References are a popular feature of JSON Schema, but are also a feature that generates “why doesn’t this schema work” questions fairly regularly on the JSON Schema discussion group (https://groups.google.com/forum/#!forum/json-schema).

Starting with the assumption that the schema you are using is correct except for the references issues, understanding a bit about what the schema validation processor does can help work through the references related issues.

Issue: Remote references don’t quite work

  • My valid schema works fine, but my invalid schema always validates too, or,
  • If I paste the schema fragment into my main schema, it works, but not when I put the same thing in my reference schema.

When a schema validation processor encounters a reference, it will populate it with the content that is pointed to by the URI defined in the reference. If that URI can’t be resolved, what happens? The validation processor may place an empty schema ({}) at the location. This has the effect of allowing the validation to proceed, but making anything processed against the reference valid.

If you encounter this issue, the most likely cause is an error in the URI associated with the “$ref”, or the resource to deliver the URI content is not providing it (e.g. web location unavailable or other error).

  • Verify the “$ref” URI is formatted correctly, and the content is an exact match to the resource URI (no extraneous spaces or other characters).
  • Verify the “id” in the reference schema is at the root level and matches exactly.
  • Verify the URI resource is accessible through a different program (e.g. curl for a web URI).

Issue: The local “definitions” schema isn’t getting used

  • I have “definitions” in my schema, but the schema content don’t seem to be getting used through the local “$ref”.

This is similar to the issue as above, but the cause is slightly different. The URI for a local reference starts with #/definitons/ followed by the path to navigate within the definitions schema. For example,

"$ref": "#/definitions/contact"

Breaking this down,

  • There is no URI location before the #, meaning the content is relative to the current URI (the current document).
  • The /definitions/ is used for local references.
  • The path that follows can be hierarchical, matching the hierarchy presented in the definitions schema.

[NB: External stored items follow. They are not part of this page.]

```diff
-                }
-            };
-            put(kW_Inv, inv); put(kW_E, ee); put(kW_InvB, invb); put(kW_KapX, kx);
+                    for (int q = 0; q < 4; ++q) {
+                        float4 x;
+                        x.x = (4 * q < m && !idle) ? v[4 * q < m ? 4 * q : 0] : 0.f;
+                        x.y = (4 * q + 1 < m && !idle) ? v[4 * q + 1 < m ? 4 * q + 1 : 0] : 0.f;
+                        x.z = (4 * q + 2 < m && !idle) ? v[4 * q + 2 < m ? 4 * q + 2 : 0] : 0.f;
+                        x.w = (4 * q + 3 < m && !idle) ? v[4 * q + 3 < m ? 4 * q + 3 : 0] : 0.f;
+                        dst[q * 64] = x;
+                    }
+                };
+                put(kW_Inv, inv); put(kW_E, ee); put(kW_InvB, invb); put(kW_KapX, kx);
+            }
         }
         __builtin_amdgcn_wave_barrier();
         static_assert(kRecStride % 4 == 0, "record is a whole number of 16-byte pieces");
         const float4* src = reinterpret_cast<const float4*>(rec);
         float4* dst = reinterpret_cast<float4*>(grec);
-        for (int f = threadIdx.x & 63; f < kRecStride / 4; f += 64) dst[f] = src[f];
+        const int twin = a.next[s];
+        if (twin < 0) {
+            for (int f = threadIdx.x & 63; f < kRecStride / 4; f += 64) dst[f] = src[f];
+        } else {
+            const ptrdiff_t slot4 = (ptrdiff_t)a.C * (kRecStride / 4);
+            for (int f = threadIdx.x & 63; f < kRecStride / 4; f += 64) {
+                const float4 v = src[f];
+                dst[f] = v;
+                for (int t = twin; t >= 0; t = a.next[t]) dst[(ptrdiff_t)(t - s) * slot4 + f] = v;
+            }
+        }
     }
     if (a.varying && c < a.C) {
         for (int o = 32; o > 0; o >>= 1) kmax_lane = fmaxf(kmax_lane, __shfl_xor(kmax_lane, o, 64));
         if ((threadIdx.x & 63) == 0) {
             int* dpart = a.varying + flag_ints(a.C);
             float* kpart = reinterpret_cast<float*>(dpart + (size_t)a.S * a.C);
-            dpart[(size_t)s * a.C + c] = any_differs_w;
-            kpart[(size_t)s * a.C + c] = kmax_lane;
+            for (int t = s; t >= 0; t = a.next[t]) {
+                dpart[(size_t)t * a.C + c] = any_differs_w;
+                kpart[(size_t)t * a.C + c] = kmax_lane;
+            }
         }
     }
 }
@@ -275,7 +292,7 @@
 __global__ __launch_bounds__(64) void adi_kmax_kernel(FactorArgs a) {
     const int N = a.N;
     const int pairs = (a.C + 1) / 2;
-    const int s = blockIdx.x / pairs;
+    const int s = a.reps[blockIdx.x / pairs];
     const int c = 2 * (blockIdx.x % pairs) + (threadIdx.x >> 5);
     const int line = threadIdx.x & 31;
     float km = 0.f;
@@ -302,7 +319,8 @@
         }
     }
     for (int o = 32; o > 0; o >>= 1) km = fmaxf(km, __shfl_xor(km, o, 64));
-    if (threadIdx.x == 0) atomicMax((unsigned int*)&a.kmax[s], __float_as_uint(km));
+    if (threadIdx.x == 0)
+        for (int t = s; t >= 0; t = a.next[t]) atomicMax((unsigned int*)&a.kmax[t], __float_as_uint(km));
 }
 
 struct PgradArgs {
@@ -445,8 +463,36 @@
     return G;
 }
 
+int distinct_records(const PdeAdiDesc* d, int32_t* rep) {
+    int n = 0;
+    for (int s = 0; s < d->num_sweeps; ++s) {
+        rep[s] = s;
+        for (int q = 0; q < s; ++q)
+            if (rep[q] == q && memcmp(&d->sweep[q], &d->sweep[s], sizeof(PdeSweep)) == 0) { rep[s] = q; break; }
+        n += rep[s] == s;
+    }
+    return n;
+}
+static_assert(sizeof(PdeSweep) == 16, "axis, delta, h2, t and no padding: compared as bytes");
+
+bool factor_once() {
+    const char* e = getenv("PDE_FACTOR_ONCE");
+    return !(e && e[0] == '0');
+}
+
 void fill_factor_args(FactorArgs& fa, const PdeAdiDesc* d, const float* ab, const float* bb, const float* as,
                       const float* bs) {
+    int32_t rep[PDE_MAX_SWEEPS];
+    if (factor_once()) (void)distinct_records(d, rep);
+    else for (int s = 0; s < d->num_sweeps; ++s) rep[s] = s;
+    fa.nrep = 0;
+    int last[PDE_MAX_SWEEPS];
+    for (int s = 0; s < d->num_sweeps; ++s) {
+        fa.next[s] = -1;
+        if (rep[s] == s) fa.reps[fa.nrep++] = (unsigned char)s;
+        else fa.next[last[rep[s]]] = (signed char)s;
+        last[rep[s]] = s;
+    }
     fa.tab = nullptr; fa.varying = nullptr; fa.coef = nullptr; fa.kmax = nullptr; fa.wide = nullptr;
     fa.ab = ab; fa.bb = bb; fa.as = as; fa.bs = bs;
     fa.C = d->C; fa.N = d->N; fa.S = d->num_sweeps; fa.win = d->num_sweeps;
@@ -479,9 +525,13 @@
     fill_factor_args(fa, d, ab, bb, as, bs);
     fa.coef = coef; fa.tab = tab; fa.varying = varying; fa.kmax = kmax; fa.wide = wide;
     if (window > 0) fa.win = window;
-    const dim3 grid(d->num_sweeps * ((d->C + 1) / 2));
+    const bool once = factor_once();
+    const dim3 grid(once ? fa.nrep * d->C : fa.nrep * ((d->C + 1) / 2));
     switch (d->N) {
-#define PDE_CASE(NN) case NN: hipLaunchKernelGGL(adi_factor_kernel<NN>, grid, dim3(128), 0, st, fa); break;
+#define PDE_CASE(NN) case NN: \
+        if (once) hipLaunchKernelGGL((adi_factor_kernel<NN, 1>), grid, dim3(64), 0, st, fa); \
+        else hipLaunchKernelGGL((adi_factor_kernel<NN, 2>), grid, dim3(128), 0, st, fa); \
+        break;
         PDE_CASE(8) PDE_CASE(12) PDE_CASE(16) PDE_CASE(20) PDE_CASE(24) PDE_CASE(28) PDE_CASE(32)
 #undef PDE_CASE
         default: return PDE_E_UNSUPPORTED_N;
@@ -1491,8 +1541,15 @@
     FactorArgs fa;
     fill_factor_args(fa, d, alpha_base, beta_base, alpha_slope, beta_slope);
     fa.kmax = kappa_max;
-    hipLaunchKernelGGL(adi_kmax_kernel, dim3(d->num_sweeps * ((d->C + 1) / 2)), dim3(64), 0, st, fa);
+    hipLaunchKernelGGL(adi_kmax_kernel, dim3(fa.nrep * ((d->C + 1) / 2)), dim3(64), 0, st, fa);
     return check_launch();
+}
+
+int pde_adi_distinct_records(const PdeAdiDesc* d, int32_t* rep) {
+    const int rc = check_desc(d, true);
+    if (rc != PDE_OK) return rc;
+    if (!rep) return PDE_E_BADARG;
+    return distinct_records(d, rep);
 }
 
 int pde_timing_enable(int32_t on) {
diff --git a/include/pdecnn.h b/include/pdecnn.h
--- a/include/pdecnn.h
+++ b/include/pdecnn.h
@@ -87,6 +87,8 @@
                       const float* alpha_base, const float* beta_base,
                       const float* alpha_slope, const float* beta_slope,
                       float* kappa_max, void* stream);
+
+int pde_adi_distinct_records(const PdeAdiDesc* d, int32_t* rep );
 
 size_t pde_adi_steps_workspace_bytes(const PdeAdiDesc* d, int32_t sweeps_per_step);
 int pde_adi_factor_steps(const PdeAdiDesc* d, int32_t sweeps_per_step,
```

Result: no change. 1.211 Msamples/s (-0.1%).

To find and correct the issue,

  • A first thing to check though, as simple as it sounds, is for a missing “i” in the word definitions in either place. From personal experience, my eyes can fill in that third “i” all on their own without letting the text editor in on it :)
  • Verify there are no extraneous spaces or other characters in the URI.

Reference Examples

The postal examples in Chapters 3 and 4 provide examples for internal and remote schema access through “$ref” with valid and invalid examples to verify the references are resolved correctly.

If you require more robust reference URI processing, additional function can be provided in your programs to verify reference URIs are valid and available. The jsonvalidate command line programs incorporate some function in this area, and similar techniques for extending the validation processing libraries can be integrated using the same technique.

Key Suggestion

When using references is to always write one or two invalid schemas for each reference to make sure all the “$ref” URIs are correct, the corresponding “id” in the referenced schemas are correct, and that no empty schemas are being substituted instead and generating false positives.

References are very useful, but can be a bit frustrating to get working sometimes. Hopefully this is helpful in moving your debugging activity ahead a little quicker.